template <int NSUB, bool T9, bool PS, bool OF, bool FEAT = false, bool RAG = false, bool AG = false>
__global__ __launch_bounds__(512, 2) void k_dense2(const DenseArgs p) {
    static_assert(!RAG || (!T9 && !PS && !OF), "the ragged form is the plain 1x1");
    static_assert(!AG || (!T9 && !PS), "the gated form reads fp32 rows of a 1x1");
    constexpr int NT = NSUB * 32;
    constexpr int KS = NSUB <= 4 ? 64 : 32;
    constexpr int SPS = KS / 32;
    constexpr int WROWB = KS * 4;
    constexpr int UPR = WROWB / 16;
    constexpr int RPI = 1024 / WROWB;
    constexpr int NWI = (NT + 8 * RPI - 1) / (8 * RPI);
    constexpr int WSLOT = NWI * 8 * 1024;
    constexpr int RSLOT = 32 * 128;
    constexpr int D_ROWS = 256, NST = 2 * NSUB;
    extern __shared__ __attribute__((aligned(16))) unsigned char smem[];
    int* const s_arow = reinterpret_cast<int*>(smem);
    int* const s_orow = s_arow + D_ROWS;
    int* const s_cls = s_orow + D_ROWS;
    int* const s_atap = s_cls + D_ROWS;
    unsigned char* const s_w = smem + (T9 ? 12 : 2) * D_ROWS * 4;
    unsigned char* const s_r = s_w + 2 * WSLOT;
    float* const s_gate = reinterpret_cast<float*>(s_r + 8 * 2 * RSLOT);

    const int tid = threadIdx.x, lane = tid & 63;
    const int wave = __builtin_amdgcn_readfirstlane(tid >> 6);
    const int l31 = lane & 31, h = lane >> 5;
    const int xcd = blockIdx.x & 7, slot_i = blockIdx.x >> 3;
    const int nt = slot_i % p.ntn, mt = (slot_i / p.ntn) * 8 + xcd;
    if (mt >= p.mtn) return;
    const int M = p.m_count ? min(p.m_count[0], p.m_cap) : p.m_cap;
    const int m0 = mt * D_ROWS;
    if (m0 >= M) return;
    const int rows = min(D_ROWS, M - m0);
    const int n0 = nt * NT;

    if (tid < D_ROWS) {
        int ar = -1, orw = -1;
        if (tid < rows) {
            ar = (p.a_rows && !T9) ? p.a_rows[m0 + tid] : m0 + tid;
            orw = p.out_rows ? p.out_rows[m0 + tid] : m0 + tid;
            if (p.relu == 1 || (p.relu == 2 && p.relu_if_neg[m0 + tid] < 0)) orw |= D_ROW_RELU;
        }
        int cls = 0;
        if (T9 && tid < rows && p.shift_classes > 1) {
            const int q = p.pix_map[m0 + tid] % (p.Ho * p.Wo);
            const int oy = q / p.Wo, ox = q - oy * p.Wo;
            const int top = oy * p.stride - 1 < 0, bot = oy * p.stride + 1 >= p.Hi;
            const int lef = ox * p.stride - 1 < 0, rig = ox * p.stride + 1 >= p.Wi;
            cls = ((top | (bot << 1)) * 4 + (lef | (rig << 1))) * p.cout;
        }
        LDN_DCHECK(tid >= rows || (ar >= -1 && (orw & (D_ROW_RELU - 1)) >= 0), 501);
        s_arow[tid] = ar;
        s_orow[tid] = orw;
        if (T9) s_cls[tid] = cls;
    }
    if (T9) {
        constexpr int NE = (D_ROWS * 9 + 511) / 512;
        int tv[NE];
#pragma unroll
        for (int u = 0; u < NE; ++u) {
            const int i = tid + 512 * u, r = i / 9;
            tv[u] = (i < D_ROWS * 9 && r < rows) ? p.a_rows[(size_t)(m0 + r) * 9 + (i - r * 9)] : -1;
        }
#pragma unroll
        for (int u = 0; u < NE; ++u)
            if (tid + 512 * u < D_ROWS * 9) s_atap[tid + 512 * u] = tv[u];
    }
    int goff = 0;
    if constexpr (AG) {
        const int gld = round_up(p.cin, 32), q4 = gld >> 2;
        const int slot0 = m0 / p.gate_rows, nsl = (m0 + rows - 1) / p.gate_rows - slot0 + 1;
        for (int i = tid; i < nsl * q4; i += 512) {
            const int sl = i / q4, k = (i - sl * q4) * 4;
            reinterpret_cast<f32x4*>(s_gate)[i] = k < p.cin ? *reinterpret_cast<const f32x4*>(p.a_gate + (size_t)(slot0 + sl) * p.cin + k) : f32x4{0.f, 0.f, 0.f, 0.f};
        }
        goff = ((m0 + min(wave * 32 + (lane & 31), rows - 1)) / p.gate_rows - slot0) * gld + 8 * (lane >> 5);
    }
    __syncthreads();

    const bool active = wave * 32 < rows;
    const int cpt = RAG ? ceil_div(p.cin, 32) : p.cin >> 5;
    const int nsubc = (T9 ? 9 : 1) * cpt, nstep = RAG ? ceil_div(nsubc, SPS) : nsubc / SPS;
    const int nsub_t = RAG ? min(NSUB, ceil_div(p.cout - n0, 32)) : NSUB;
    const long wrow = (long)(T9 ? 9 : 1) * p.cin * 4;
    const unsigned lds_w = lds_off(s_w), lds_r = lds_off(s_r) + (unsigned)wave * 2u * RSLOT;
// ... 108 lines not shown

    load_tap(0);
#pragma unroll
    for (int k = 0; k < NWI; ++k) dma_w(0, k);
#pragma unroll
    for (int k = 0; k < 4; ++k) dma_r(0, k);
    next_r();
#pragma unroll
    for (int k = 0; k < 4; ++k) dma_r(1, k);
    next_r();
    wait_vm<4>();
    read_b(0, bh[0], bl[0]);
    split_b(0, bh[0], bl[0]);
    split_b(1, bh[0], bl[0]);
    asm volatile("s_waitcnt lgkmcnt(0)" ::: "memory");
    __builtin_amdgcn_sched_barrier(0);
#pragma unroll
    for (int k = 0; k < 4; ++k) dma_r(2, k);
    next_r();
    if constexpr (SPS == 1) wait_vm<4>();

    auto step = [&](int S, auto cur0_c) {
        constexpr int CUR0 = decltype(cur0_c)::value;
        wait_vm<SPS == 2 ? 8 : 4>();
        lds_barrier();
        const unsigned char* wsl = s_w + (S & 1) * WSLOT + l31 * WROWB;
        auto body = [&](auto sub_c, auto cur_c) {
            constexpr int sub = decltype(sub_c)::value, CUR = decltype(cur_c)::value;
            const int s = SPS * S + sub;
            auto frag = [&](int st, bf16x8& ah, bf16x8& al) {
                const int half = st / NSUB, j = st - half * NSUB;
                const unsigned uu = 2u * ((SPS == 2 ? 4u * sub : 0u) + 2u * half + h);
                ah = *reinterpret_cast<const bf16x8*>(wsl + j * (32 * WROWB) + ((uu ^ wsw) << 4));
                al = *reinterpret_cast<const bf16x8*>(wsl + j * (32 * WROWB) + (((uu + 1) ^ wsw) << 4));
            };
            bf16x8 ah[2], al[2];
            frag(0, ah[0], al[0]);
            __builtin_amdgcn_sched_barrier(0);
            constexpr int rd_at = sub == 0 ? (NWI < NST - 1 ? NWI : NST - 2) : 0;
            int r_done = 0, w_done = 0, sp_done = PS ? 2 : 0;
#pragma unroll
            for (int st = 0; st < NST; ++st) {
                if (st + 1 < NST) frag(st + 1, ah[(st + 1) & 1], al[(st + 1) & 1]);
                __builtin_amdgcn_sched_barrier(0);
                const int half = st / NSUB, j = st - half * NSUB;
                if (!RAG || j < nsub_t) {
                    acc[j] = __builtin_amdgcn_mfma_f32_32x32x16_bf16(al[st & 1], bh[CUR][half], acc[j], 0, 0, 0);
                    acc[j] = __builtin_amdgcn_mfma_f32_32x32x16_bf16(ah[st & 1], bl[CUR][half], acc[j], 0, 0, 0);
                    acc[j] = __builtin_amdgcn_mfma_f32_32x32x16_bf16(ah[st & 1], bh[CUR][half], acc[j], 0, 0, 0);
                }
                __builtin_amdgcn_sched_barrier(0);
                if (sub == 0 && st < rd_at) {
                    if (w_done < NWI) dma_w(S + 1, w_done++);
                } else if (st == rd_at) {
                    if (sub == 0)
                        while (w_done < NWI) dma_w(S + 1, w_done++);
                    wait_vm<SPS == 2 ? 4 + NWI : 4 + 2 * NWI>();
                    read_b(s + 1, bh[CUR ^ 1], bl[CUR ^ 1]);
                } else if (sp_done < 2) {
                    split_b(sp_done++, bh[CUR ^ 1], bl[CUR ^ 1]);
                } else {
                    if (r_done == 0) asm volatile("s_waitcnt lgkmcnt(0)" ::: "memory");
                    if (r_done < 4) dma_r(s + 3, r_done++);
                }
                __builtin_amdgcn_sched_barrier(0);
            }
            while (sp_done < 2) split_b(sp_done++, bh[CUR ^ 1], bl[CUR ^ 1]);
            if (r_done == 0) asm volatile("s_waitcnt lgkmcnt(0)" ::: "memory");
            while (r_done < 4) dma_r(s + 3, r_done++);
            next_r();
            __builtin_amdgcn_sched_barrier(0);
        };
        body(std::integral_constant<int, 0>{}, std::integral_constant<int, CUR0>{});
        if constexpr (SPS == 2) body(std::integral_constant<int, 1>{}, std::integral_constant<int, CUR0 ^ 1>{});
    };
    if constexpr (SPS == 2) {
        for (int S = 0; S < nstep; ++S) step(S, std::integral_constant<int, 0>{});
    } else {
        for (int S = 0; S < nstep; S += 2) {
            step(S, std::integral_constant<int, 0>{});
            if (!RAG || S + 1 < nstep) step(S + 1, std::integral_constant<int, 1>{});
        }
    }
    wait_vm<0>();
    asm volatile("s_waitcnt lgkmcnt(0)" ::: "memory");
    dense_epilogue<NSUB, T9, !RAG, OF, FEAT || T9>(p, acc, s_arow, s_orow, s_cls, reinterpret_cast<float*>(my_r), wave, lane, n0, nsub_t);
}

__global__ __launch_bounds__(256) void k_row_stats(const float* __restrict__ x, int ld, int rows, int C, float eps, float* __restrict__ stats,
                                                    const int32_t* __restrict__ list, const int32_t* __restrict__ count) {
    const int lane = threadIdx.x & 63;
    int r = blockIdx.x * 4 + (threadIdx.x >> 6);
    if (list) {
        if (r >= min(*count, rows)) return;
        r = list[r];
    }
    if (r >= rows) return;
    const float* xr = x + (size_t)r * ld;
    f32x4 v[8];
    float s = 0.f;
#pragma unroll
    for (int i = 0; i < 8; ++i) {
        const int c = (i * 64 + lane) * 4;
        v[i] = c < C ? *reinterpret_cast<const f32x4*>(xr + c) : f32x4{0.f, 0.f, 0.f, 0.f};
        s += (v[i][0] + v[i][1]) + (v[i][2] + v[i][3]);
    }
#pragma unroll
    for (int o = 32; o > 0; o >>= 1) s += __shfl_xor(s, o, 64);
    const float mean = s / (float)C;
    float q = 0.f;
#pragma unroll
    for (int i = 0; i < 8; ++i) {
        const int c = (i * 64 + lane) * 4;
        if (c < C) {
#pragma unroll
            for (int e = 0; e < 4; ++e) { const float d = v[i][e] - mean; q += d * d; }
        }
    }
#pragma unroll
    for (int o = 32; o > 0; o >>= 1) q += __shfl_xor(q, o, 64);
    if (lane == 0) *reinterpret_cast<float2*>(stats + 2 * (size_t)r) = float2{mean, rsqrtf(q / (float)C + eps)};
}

::::::::

- [TASK ITEM]:
Copy the material above word for word, taking the first line, the line containing "const int xcd", and every line between them, and nothing else.

- [ANSWER FOR THIS EXERCISE]:
template <int NSUB, bool T9, bool PS, bool OF, bool FEAT = false, bool RAG = false, bool AG = false>
__global__ __launch_bounds__(512, 2) void k_dense2(const DenseArgs p) {
    static_assert(!RAG || (!T9 && !PS && !OF), "the ragged form is the plain 1x1");
    static_assert(!AG || (!T9 && !PS), "the gated form reads fp32 rows of a 1x1");
    constexpr int NT = NSUB * 32;
    constexpr int KS = NSUB <= 4 ? 64 : 32;
    constexpr int SPS = KS / 32;
    constexpr int WROWB = KS * 4;
    constexpr int UPR = WROWB / 16;
    constexpr int RPI = 1024 / WROWB;
    constexpr int NWI = (NT + 8 * RPI - 1) / (8 * RPI);
    constexpr int WSLOT = NWI * 8 * 1024;
    constexpr int RSLOT = 32 * 128;
    constexpr int D_ROWS = 256, NST = 2 * NSUB;
    extern __shared__ __attribute__((aligned(16))) unsigned char smem[];
    int* const s_arow = reinterpret_cast<int*>(smem);
    int* const s_orow = s_arow + D_ROWS;
    int* const s_cls = s_orow + D_ROWS;
    int* const s_atap = s_cls + D_ROWS;
    unsigned char* const s_w = smem + (T9 ? 12 : 2) * D_ROWS * 4;
    unsigned char* const s_r = s_w + 2 * WSLOT;
    float* const s_gate = reinterpret_cast<float*>(s_r + 8 * 2 * RSLOT);

    const int tid = threadIdx.x, lane = tid & 63;
    const int wave = __builtin_amdgcn_readfirstlane(tid >> 6);
    const int l31 = lane & 31, h = lane >> 5;
    const int xcd = blockIdx.x & 7, slot_i = blockIdx.x >> 3;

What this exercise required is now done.